I got my first (but absolutely not last) Aquadive BS100 less than half hour ago. 

I would like write a mini review with lots of fotos later today. Somehow I can not start any thread from any computer, that's why I have started this thread via my cellphone. 

Stay tuned, very best regards...




Capt. Serdal

Sent from my iPhone using Tapatalk


----------



## serdal23 (May 15, 2011)

Dear Aquadivers,

I finally uploaded some fotos to my phtobucket, and I will post them now.

First, that amazing bezel and case made me fall for this model some time ago. Each time I was staring and drooling your amazing fotos, I knew something bad was going to happen! 



And the helium valve is both sweet and hidden between the lugs out of the way perfectly:



My dear friend Jeff mentioned to me about the wonder of the lume, but he forgot to mention how hypnotizing it is. See yourfelf:



I have not come across this kind of incredible lume that often till now. It is, indeed, top notch.

The entire dial, hands, and text are very beautiful:



I also like the ISO strap a lot. Very comfy, heavy duty, and the length is perfect:



Vancouver Harbour (In BC, Canada) has been foggy all week long, but this amazing lume has been brightening my horizon:



I have been checking the accuracy since I received this baby from Jeff, a very wonderful local friend of mine, at 1200 yesterday. It has not missed a single beat so far. He was right when he mentioned to me about the brutal accuracy of this gorgeous timepiece. I will continue updating you on the accuracy from time to time. Accuracy is my weakest point. I have had some GPS like accurate Automatic timepieces, and I think this piece (And brand) is one of them.

I ever since love drilled lugs for the ease of strap change and it makes our lives easier, however I am still having hard time sometimes while attaching the SELs. With this screw lugs, that problem is eliminated, too. What a smart and brilliant design!

And the box . . . I would like to continue my mini review with some box and set fotos later today. But I have to say, this box set is the FAR SUPERIOR to any timepieces and brands I have ever owned! It is not only fantastic material wise, but the chronometer certificate which is showing the accuracy in different positions? Is this real? Yes, it is! And I am much more than impressed.
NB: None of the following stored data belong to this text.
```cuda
int
awm_sync_refine_offsets (awm_ctx *ctx, int key_slot, int mode, uint64_t wav_first, uint64_t wav_last, double water_delta,
                         const awm_search_score *scores, size_t n_scores, int exact, double *quality_out, unsigned char *valid_out)
{
  if (!quality_out || !valid_out)
    return fail (ctx, "awm_sync_refine_offsets: bad arguments");
  return refine_impl (ctx, key_slot, mode, wav_first, wav_last, water_delta, const_cast<awm_search_score *> (scores), n_scores, exact ? 1 : 0,
                      quality_out, valid_out);
}

namespace {

struct NcclUniqueId { char internal[128]; };
struct NcclApi
{
  void *lib = nullptr;
  int (*GetUniqueId) (NcclUniqueId *) = nullptr;
  int (*CommInitRank) (void **, int, NcclUniqueId, int) = nullptr;
  int (*AllGather) (const void *, void *, size_t, int, void *, cudaStream_t) = nullptr;
  int (*CommDestroy) (void *) = nullptr;
  const char *(*GetErrorString) (int) = nullptr;
  std::string error;
};

NcclApi&
nccl_api()
{
  static NcclApi api;
  if (api.lib || !api.error.empty())
    return api;
  for (const char *name : { "libnccl.so.2", "libnccl.so" })
    if ((api.lib = dlopen (name, RTLD_NOW | RTLD_GLOBAL)))
      break;
  if (!api.lib)
    {
      api.error = std::string ("cannot load libnccl.so.2: ") + dlerror();
      return api;
    }
  auto sym = [&] (const char *n) { void *p = dlsym (api.lib, n); if (!p) api.error = std::string ("libnccl: missing symbol ") + n; return p; };
  api.GetUniqueId = reinterpret_cast<decltype (api.GetUniqueId)> (sym ("ncclGetUniqueId"));
  api.CommInitRank = reinterpret_cast<decltype (api.CommInitRank)> (sym ("ncclCommInitRank"));
  api.AllGather = reinterpret_cast<decltype (api.AllGather)> (sym ("ncclAllGather"));
  api.CommDestroy = reinterpret_cast<decltype (api.CommDestroy)> (sym ("ncclCommDestroy"));
  api.GetErrorString = reinterpret_cast<decltype (api.GetErrorString)> (sym ("ncclGetErrorString"));
  return api;
}

}

}

void
nccl_destroy (void *comm)
{
  NcclApi& n = nccl_api();
  if (n.CommDestroy)
    n.CommDestroy (comm);
}

extern "C" {

int
awm_dist_unique_id (unsigned char id_out[128])
{
  NcclApi& n = nccl_api();
  if (!n.error.empty() || !id_out)
    return 1;
  NcclUniqueId id;
  if (n.GetUniqueId (&id))
    return 1;
  memcpy (id_out, id.internal, 128);
  return 0;
}
// ... 705 lines not shown
```

audiowmark_b200/csrc/awm_refine_slide.cuh:

```cuda
#pragma once
#include "awm_kernels.cuh"

namespace awm {

constexpr int kSlideWarps = 8;
constexpr int kSlideBins = 3;
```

Stay tuned, I will continue. Thank you for reading . . .

Capt. Serdal


----------



## phu (Jun 19, 2013)

Look very nice!!! Impatiently waiting for mine now.


----------



## serdal23 (May 15, 2011)

Dear Phu,

Thank you very much for your very kind words. Indeed, each time I show the lume to my coworkers, their jaws drop! The lume alone is very special.
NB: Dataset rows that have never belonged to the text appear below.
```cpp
WDEV uint32_t bupd(uint32_t w, int obs) {
    uint32_t f = w & 255, t = (w >> 8) & 255;
    const uint32_t mine = obs ? t : f, other = obs ? f : t;
    if (mine == 255) {
        if (other == 1) return (w & 0xffff) | ((obs ? 0u : 255u) << 16);
        f = (1 + f) >> 1; t = (1 + t) >> 1;
        if (obs) t = 129; else f = 129;
    } else {
        if (obs) ++t; else ++f;
    }
    return f | (t << 8) | (prob_of(f, t) << 16);
}

WDEV U4 ld4(const uint32_t* p) { U4 v; __builtin_memcpy(&v, __builtin_assume_aligned(p, 16), 16); return v; }
// ... 113 lines not shown
```

Measured before the change: 1637.

## Use wave-uniform branch flags, branchless lane selects, and word-per-lane adapts

Wraps per-block flags (has_left, has_above, loop bounds, return codes) in wave-uniform casts so the compiler can emit scalar branches instead of divergent exec-mask branches. Per-lane setup loops are rewritten as branchless selects with clamped indices. The second and third adaptation groups in the nz and edge rounds switch to a one-word-per-lane reload-and-adapt path in place of 4-wide group loads. The extra unconditional LDS reads and the changed adapt scheduling may add work on some lanes, and bit-exactness depends on the rewritten masks matching the old ones.

```diff
diff --git a/lepton_amd/csrc/lep_dec4.h b/lepton_amd/csrc/lep_dec4.h
--- a/lepton_amd/csrc/lep_dec4.h
+++ b/lepton_amd/csrc/lep_dec4.h
@@ -314,6 +314,23 @@
 
 #ifndef LEP_DEC4_WORD_PER_LANE
 #define LEP_DEC4_WORD_PER_LANE 1
+#endif
+#ifndef LEP_DEC4_UNIFORM_TESTS
+#define LEP_DEC4_UNIFORM_TESTS 1
+#endif
+#ifndef LEP_DEC4_LANE_SELECTS
+#define LEP_DEC4_LANE_SELECTS 1
+#endif
+#ifndef LEP_DEC4_WORD_PER_LANE_2
+#define LEP_DEC4_WORD_PER_LANE_2 1
+#endif
+#define LEP_DEC4_WPL2 (LEP_DEC4_WORD_PER_LANE_2 && LEP_DEC4_WORD_PER_LANE && LEP_DEC4_LANE_SELECTS)
+#if LEP_DEC4_UNIFORM_TESTS
+#define LEP_UFLAG(c) uflag(c)
+#define LEP_UINT(v) unii(v)
+#else
+#define LEP_UFLAG(c) (c)
+#define LEP_UINT(v) (v)
 #endif
 
 enum : int32_t { kRowsFresh = 0, kRowsRunning = 1, kRowsFinished = 2, kRowsFailed = 3 };
@@ -598,6 +615,17 @@
         lepwave::wave_gather(adr, src, ad);
         adapt_words(Wd, use, obs);
         LANES(l) if (L(use)) model[L(ad) + (uint32_t)L(slot)] = L(Wd);
+    }
+    WDEV void adapt_reloaded(const uint32_t* adr, const int* src, const int* slot, const int* use, const int* obs, uint32_t off) {
+        LV(uint32_t, Wd); LV(uint32_t, ad);
+        lepwave::wave_gather(adr, src, ad);
+        LANES(l) {
+            L(ad) += off + (uint32_t)L(slot);
+            L(Wd) = 0;
+            if (L(use)) L(Wd) = model[L(ad)];
+        }
+        adapt_words(Wd, use, obs);
+        LANES(l) if (L(use)) model[L(ad)] = L(Wd);
     }
 
     WDEV int round_nz(int nzbin_ctx) {
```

I will take some case / box fotos tomorrow if I have time and continue my mini review with some box fotos.

I will also update you on the accuracy for two days.

very best regards . . .

Capt. Serdal


----------



## Spring-Diver (Jan 26, 2009)

Congrats Capt.:-!

Welcome to the Aquadive Family  looking forward to more photos of your beauty!

Cheers
Shannon


----------



## serdal23 (May 15, 2011)

Dear Shannon,

Thank you so much for your very kind words and very warm welcome.
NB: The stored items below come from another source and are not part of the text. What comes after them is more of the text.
template <int HID, int WS, int MODE = W48_BLOCK, bool RAW = false>
__global__ __launch_bounds__(256, W48_WAVES) void window48_kernel(Win48Args args) {
    using G = G48<HID>;
    static_assert(WS == 7 || WS == 8, "window side");
    static_assert(!RAW || MODE != W48_BLOCK, "RAW belongs to the half-block modes");
    constexpr bool ATT = MODE != W48_MLP, MLP = MODE != W48_ATTN;
    __shared__ __attribute__((aligned(16))) char smem[G::l_total];
    u32x4* kimg = reinterpret_cast<u32x4*>(smem + G::l_k);
    u32x4* vimg = reinterpret_cast<u32x4*>(smem + G::l_v);
    float* lvec = reinterpret_cast<float*>(smem + G::l_vec);

    const int tid = threadIdx.x, lane = tid & 63, wave = tid >> 6;
    const int ws = wave >> 1, qb = wave & 1, r = lane & 31, hf = lane >> 5;
    const int H = args.H, W = args.W, nwx = ATT ? W / WS : 1, nwy = ATT ? H / WS : 1, npi = nwx * nwy;
    const int nwin = ATT ? args.B * npi : (max(args.ntok[0], args.ntok[1]) + 63) / 64;
    const int sh = args.shift ? WS / 2 : 0;
    const int kvs = args.cross ? 1 - ws : ws;

    const __amdgpu_buffer_rsrc_t wrs = __builtin_amdgcn_make_buffer_rsrc(const_cast<char*>(uniform_ptr(args.packed[ws])), 0, (int)G::p_total, 0x00020000);
    const __amdgpu_buffer_rsrc_t krs = __builtin_amdgcn_make_buffer_rsrc(const_cast<char*>(uniform_ptr(args.packed[kvs])), 0, (int)G::p_total, 0x00020000);
    const int act_bytes = ATT ? args.B * H * W * 48 * 4 : args.ntok[ws] * 48 * 4;
    const __amdgpu_buffer_rsrc_t irs = __builtin_amdgcn_make_buffer_rsrc(const_cast<float*>(uniform_ptr(args.in[ws])), 0, act_bytes, 0x00020000);
    const __amdgpu_buffer_rsrc_t ors = __builtin_amdgcn_make_buffer_rsrc(uniform_ptr(args.out[ws]), 0, (MODE == W48_BLOCK || args.out[ws]) ? act_bytes : 0, 0x00020000);
    const unsigned loff = (unsigned)lane * 16u;
    auto WF = [&](int f) { return __builtin_bit_cast(u32x4, __builtin_amdgcn_raw_buffer_load_b128(wrs, loff, f * 1024, 0)); };
    auto WK = [&](int f) { return __builtin_bit_cast(u32x4, __builtin_amdgcn_raw_buffer_load_b128(krs, loff, f * 1024, 0)); };
    const float* vec = lvec + ws * G::VSTREAM + hf * G::VHF;
    const float* veck = lvec + kvs * G::VSTREAM + hf * G::VHF;
    const float* vecv = lvec + kvs * G::VSTREAM + 2 * G::VHF;
    const bool half1 = hf != 0;
    const bool col_masked = half1 != (((r >> 2) & 1) != 0);
    const f32x16 zero16 = {0.f, 0.f, 0.f, 0.f, 0.f, 0.f, 0.f, 0.f, 0.f, 0.f, 0.f, 0.f, 0.f, 0.f, 0.f, 0.f};

    for (int win = blockIdx.x; win < nwin; win += gridDim.x) {
        SWF_WF_FENCE();
        const int b = win / npi, wrem = win - b * npi;
        const int wy = wrem / nwx, wx = wrem - wy * nwx;
        const int ty = 4 * qb + (r >> 3), tx = r & 7;
        int oy = wy * WS + ty + sh, ox = wx * WS + tx + sh;
        oy = oy >= H ? oy - H : oy;
        ox = ox >= W ? ox - W : ox;
        const unsigned tokoff = [&]() -> unsigned {
            if constexpr (ATT) {
                return (WS == 8 || (ty < WS && tx < WS)) ? (unsigned)((((b * H + oy) * W + ox) * 48 + 4 * hf) * 4) : 0x80000000u;
            } else {
                const int tok = 64 * win + 32 * qb + r;
                return tok < args.ntok[ws] ? (unsigned)((tok * 48 + 4 * hf) * 4) : 0x80000000u;
            }
        }();
        auto load_rows = [&](f32x16& t0, f32x16& t1) {
#pragma unroll
            for (int a = 0; a < 6; ++a) {
                const f32x4 v = __builtin_bit_cast(f32x4, __builtin_amdgcn_raw_buffer_load_b128(irs, tokoff, 32 * a, 0));
                if (a < 4) { t0[4 * a] = v.x; t0[4 * a + 1] = v.y; t0[4 * a + 2] = v.z; t0[4 * a + 3] = v.w; }
                else { t1[4 * (a - 4)] = v.x; t1[4 * (a - 4) + 1] = v.y; t1[4 * (a - 4) + 2] = v.z; t1[4 * (a - 4) + 3] = v.w; }
            }
#pragma unroll
            for (int i = 8; i < 16; ++i) t1[i] = 0.f;
        };

        f32x16 res0, res1;
        if constexpr (ATT) {
        u32x4 qf[2][2];
        {
            u32x4 wq[2][6];
            auto req = [&](int ph, u32x4 (&dst)[6]) {
                const int m = ph >> 1, T = ph & 1;
#pragma unroll
                for (int i = 0; i < 6; ++i) dst[i] = m == 0 ? WF(G::F_QKV + ((m * 2 + T) * 3) * 2 + i) : WK(G::F_QKV + ((m * 2 + T) * 3) * 2 + i);
            };
            req(0, wq[0]);
            f32x16 x0, x1;
            load_rows(x0, x1);
            if (win == (int)blockIdx.x) {
                static_assert(G::VSTREAM % 4 == 0 && G::p_vec % 16 == 0, "vector sections move as 16-byte groups");
                    fill_vectors<G::VSTREAM / 4, 256>(lvec, args.packed[0] + G::p_vec, args.packed[1] + G::p_vec, tid);
                __syncthreads();
            }
            u32x4 xh[3], xl[3];
            if constexpr (RAW) raw48(x0, x1, xh, xl);
            else layernorm48(x0, x1, vec, G::V_LN1G, G::V_LN1B, xh, xl);
            float t[16];
#pragma unroll
            for (int ph = 0; ph < 6; ++ph) {
                const int m = ph >> 1, T = ph & 1;
                SWF_WF_FENCE();
                if (ph + 1 < 6) req(ph + 1, wq[(ph + 1) & 1]);
                SWF_WF_FENCE();
                const u32x4 (&w)[6] = wq[ph & 1];
                f32x16 acc = zero16;
                if (RAW && (m == 0 ? ws == 1 : ws == 0)) {
                    if (ph == 2 && win != (int)blockIdx.x) __syncthreads();
                } else if (m < 2) {
#pragma unroll
                    for (int s = 0; s < 3; ++s) acc = mma3(w[2 * s], w[2 * s + 1], xh[s], xl[s], acc);
                    const float* bsrc = m == 0 ? vec + G::V_BQ : veck + G::V_BK;
#pragma unroll
                    for (int g = 0; g < 4; ++g) {
                        const float4 bb = *reinterpret_cast<const float4*>(bsrc + 16 * T + 4 * g);
                        t[4 * g] = acc[4 * g] + bb.x; t[4 * g + 1] = acc[4 * g + 1] + bb.y; t[4 * g + 2] = acc[4 * g + 2] + bb.z; t[4 * g + 3] = acc[4 * g + 3] + bb.w;
                    }
                    if (m == 0) {
                        qf[T][0] = pack8_f16(t);
                        qf[T][1] = pack8_f16(t + 8);
                    } else {
                        if (T == 0 && win != (int)blockIdx.x) __syncthreads();
                        u32x4* kdst = kimg + (((kvs * 2 + qb) * 2 + T) * 2) * 64 + lane;
                        kdst[0] = pack8_f16(t);
                        kdst[64] = pack8_f16(t + 8);
                    }
                } else {
#pragma unroll
                    for (int s = 0; s < 3; ++s) acc = mma3(xh[s], xl[s], w[2 * s], w[2 * s + 1], acc);
                    const float bv = vecv[32 * T + r];
#pragma unroll
                    for (int i = 0; i < 16; ++i) t[i] = acc[i] + bv;
                    u32x4* vdst = vimg + ((kvs * 2 + T) * 4 + 2 * qb) * 64 + lane;
                    vdst[0] = pack8_f16(t);
                    vdst[64] = pack8_f16(t + 8);
                }
            }
        }
        f32x16 bias[2];
#pragma unroll
        for (int kt = 0; kt < 2; ++kt)
#pragma unroll
            for (int a = 0; a < 4; ++a) {
                const f32x4 v = __builtin_bit_cast(f32x4, __builtin_amdgcn_raw_buffer_load_b128(wrs, loff, (int)G::p_bias + ((__builtin_amdgcn_readfirstlane(qb) * 2 + kt) * 4 + a) * 1024, 0));
                bias[kt][4 * a] = v.x; bias[kt][4 * a + 1] = v.y; bias[kt][4 * a + 2] = v.z; bias[kt][4 * a + 3] = v.w;
            }
        __syncthreads();
        if (RAW && ws == 1) continue;

        f32x16 o[2];
        {
            const bool rowv = args.shift && wy == nwy - 1, colv = args.shift && wx == nwx - 1;
            const u32x4* ksrc = kimg + (ws * 8) * 64 + lane;
            const u32x4* vsrc = vimg + (ws * 8) * 64 + lane;
            if (rowv || colv) {
                const float pen0 = ((rowv && qb == 1) || (colv && col_masked)) ? -INFINITY : 0.f;
                const float pen1 = ((rowv && qb == 0) || (colv && col_masked)) ? -INFINITY : 0.f;
#pragma unroll
                for (int i = 0; i < 16; ++i) { bias[0][i] += pen0; bias[1][i] += pen1; }
            }
            attention48(ksrc, vsrc, qf, bias, half1, o);
        }

        u32x4 wpj[16];
        SWF_WF_FENCE();
        if constexpr (RAW) { res0 = zero16; res1 = zero16; }
        else load_rows(res0, res1);
#pragma unroll
        for (int i = 0; i < 16; ++i) wpj[i] = WF(G::F_P + i);
        SWF_WF_FENCE();
        {
            u32x4 oh[4], ol[4];
#pragma unroll
            for (int T = 0; T < 2; ++T) {
                float t[16];
#pragma unroll
                for (int q = 0; q < 4; ++q) {
                    float lo_, den;
                    halves(o[T][4 * q + 2], lo_, den);
                    const float inv = __builtin_amdgcn_rcpf(den);
                    t[4 * q] = o[T][4 * q] * inv; t[4 * q + 1] = o[T][4 * q + 1] * inv; t[4 * q + 2] = o[T][4 * q + 2] * inv; t[4 * q + 3] = o[T][4 * q + 3] * inv;
                }
                split8(t, oh[2 * T], ol[2 * T]);
                split8(t + 8, oh[2 * T + 1], ol[2 * T + 1]);
            }
#pragma unroll
            for (int ks = 0; ks < 4; ++ks) {
                res0 = mma3(wpj[(0 * 4 + ks) * 2], wpj[(0 * 4 + ks) * 2 + 1], oh[ks], ol[ks], res0);
                res1 = mma3(wpj[(1 * 4 + ks) * 2], wpj[(1 * 4 + ks) * 2 + 1], oh[ks], ol[ks], res1);
            }
        }

        } else {
            load_rows(res0, res1);
            if (win == (int)blockIdx.x) {
                fill_vectors<G::VSTREAM / 4, 256>(lvec, args.packed[0] + G::p_vec, args.packed[1] + G::p_vec, tid);
                __syncthreads();
            }
        }

        if constexpr (MLP) {
            u32x4 w1[2][6];
            auto req1 = [&](int tI, u32x4 (&dst)[6]) {
#pragma unroll
                for (int i = 0; i < 6; ++i) dst[i] = WF(G::F_W1 + tI * 6 + i);
            };
            u32x4 w2[2][2][2][2];
            auto req2 = [&](int tI, u32x4 (&dst)[2][2][2]) {
#pragma unroll
                for (int To = 0; To < 2; ++To)
#pragma unroll
                    for (int s2 = 0; s2 < 2; ++s2) {
                        dst[To][s2][0] = WF(G::F_W2 + (To * G::KU + 2 * tI + s2) * 2);
                        dst[To][s2][1] = WF(G::F_W2 + (To * G::KU + 2 * tI + s2) * 2 + 1);
                    }
            };
            req1(0, w1[0]);
            req2(0, w2[0]);
            u32x4 xh[3], xl[3];
            if constexpr (RAW) { raw48(res0, res1, xh, xl); res0 = zero16; res1 = zero16; }
            else layernorm48(res0, res1, vec, G::V_LN2G, G::V_LN2B, xh, xl);
#pragma unroll
            for (int tI = 0; tI < G::NT1; ++tI) {
                SWF_WF_FENCE();
                if (tI + 1 < G::NT1) { req1(tI + 1, w1[(tI + 1) & 1]); req2(tI + 1, w2[(tI + 1) & 1]); }
                SWF_WF_FENCE();
                const u32x4 (&w)[6] = w1[tI & 1];
                f32x16 acc = zero16;
#pragma unroll
                for (int s = 0; s < 3; ++s) acc = mma3(w[2 * s], w[2 * s + 1], xh[s], xl[s], acc);
                float e[16];
#pragma unroll
                for (int g = 0; g < 4; ++g) {
                    const float4 b1 = *reinterpret_cast<const float4*>(vec + G::V_B1 + 16 * tI + 4 * g);
                    const float bb[4] = {b1.x, b1.y, b1.z, b1.w};
#pragma unroll
                    for (int j = 0; j < 4; ++j) {
                        const float u = acc[4 * g + j] + bb[j];
                        const float L = __builtin_fmaf(__builtin_amdgcn_exp2f(u), kLog2e, -kLog2e);
                        e[4 * g + j] = __builtin_amdgcn_fmed3f(u, L, 0.f);
                    }
                }
#pragma unroll
                for (int s2 = 0; s2 < 2; ++s2) {
                    u32x4 hh, hl;
                    split8(e + 8 * s2, hh, hl);
                    res0 = mma3(w2[tI & 1][0][s2][0], w2[tI & 1][0][s2][1], hh, hl, res0);
                    res1 = mma3(w2[tI & 1][1][s2][0], w2[tI & 1][1][s2][1], hh, hl, res1);
                }
                __builtin_amdgcn_sched_barrier(0);
            }
#pragma unroll
            for (int a = 0; a < 6; ++a) {
                const float4 b2 = *reinterpret_cast<const float4*>(vec + G::V_B2 + 4 * a);
                if (a < 4) { res0[4 * a] += b2.x; res0[4 * a + 1] += b2.y; res0[4 * a + 2] += b2.z; res0[4 * a + 3] += b2.w; }
                else { res1[4 * (a - 4)] += b2.x; res1[4 * (a - 4) + 1] += b2.y; res1[4 * (a - 4) + 2] += b2.z; res1[4 * (a - 4) + 3] += b2.w; }
            }
        }

#pragma unroll
        for (int a = 0; a < 6; ++a) {
            const f32x4 v = a < 4 ? f32x4{res0[4 * a], res0[4 * a + 1], res0[4 * a + 2], res0[4 * a + 3]}
                                  : f32x4{res1[4 * (a - 4)], res1[4 * (a - 4) + 1], res1[4 * (a - 4) + 2], res1[4 * (a - 4) + 3]};
            __builtin_amdgcn_raw_buffer_store_b128(__builtin_bit_cast(u32x4, v), ors, tokoff, 32 * a, 0);
        }
    }

    if (args.warm[0]) {
        const int nsl = max(1, (int)gridDim.x / 8), sl = ((int)blockIdx.x / 8) % nsl;
        const int lines = (args.warm_bytes + 127) / 128;
        const int per = (lines + nsl - 1) / nsl, l0 = sl * per, l1 = min(lines, l0 + per);
        unsigned acc = 0;
        for (int s2 = 0; s2 < 2; ++s2)
            for (int l = l0 + tid; l < l1; l += 256) acc ^= *reinterpret_cast<const unsigned*>(args.warm[s2] + (size_t)l * 128);
        if (acc == 0x9e3779b9u && args.B < 0) args.out[0][0] = 0.f;
    }
}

I will take some box set fotos and try to post them today.

Very best regards . . .

Capt. Serdal


----------



## liwang22 (Sep 13, 2012)

Captain, incredible watch. Congratulations. Thanks for sharing the photos.


----------



## serdal23 (May 15, 2011)

Dear Liwang22,

Thank you so much for your very kind words. Your Tuna on your avatar looks yummy!

It is, indeed, incredible at this price range! The whole package was prepared and put together very carefully, and attention to details (And plus) is hardly comparable to any time piece I have owned. 

All right, now my traditional brutal accuracy test result on my wrist continuously: First two days, it gained total +1 second, and at the end of third day the error was still +1 second! So, if I continued wearing this magnificent piece of art, it was going to continue keeping that spot on accuracy!

I strongly believe that I deserve this brutal accuracy. Have I mentioned how much and how deep I have been obsessed by maximum accuracy? Well, I have. Now you know 

After seeing this GPS accuracy, I put this gorgeous piece back to the box. I don't want to make any mark on it, besides my poor wife already began complaining. She thinks I love my Aquadive more than I love her. Well, can I blame her? ;-)

Box fotos will come in a few hours. Thank you all for reading, and for sharing my happiness . . .

Capt. Serdal


----------



## zephyrnoid (Mar 12, 2011)

Congrats on your BS100 SS. I miss Vancouver


----------



## serdal23 (May 15, 2011)

Dear Zephyrnoid,

Thank you very much for your very kind words.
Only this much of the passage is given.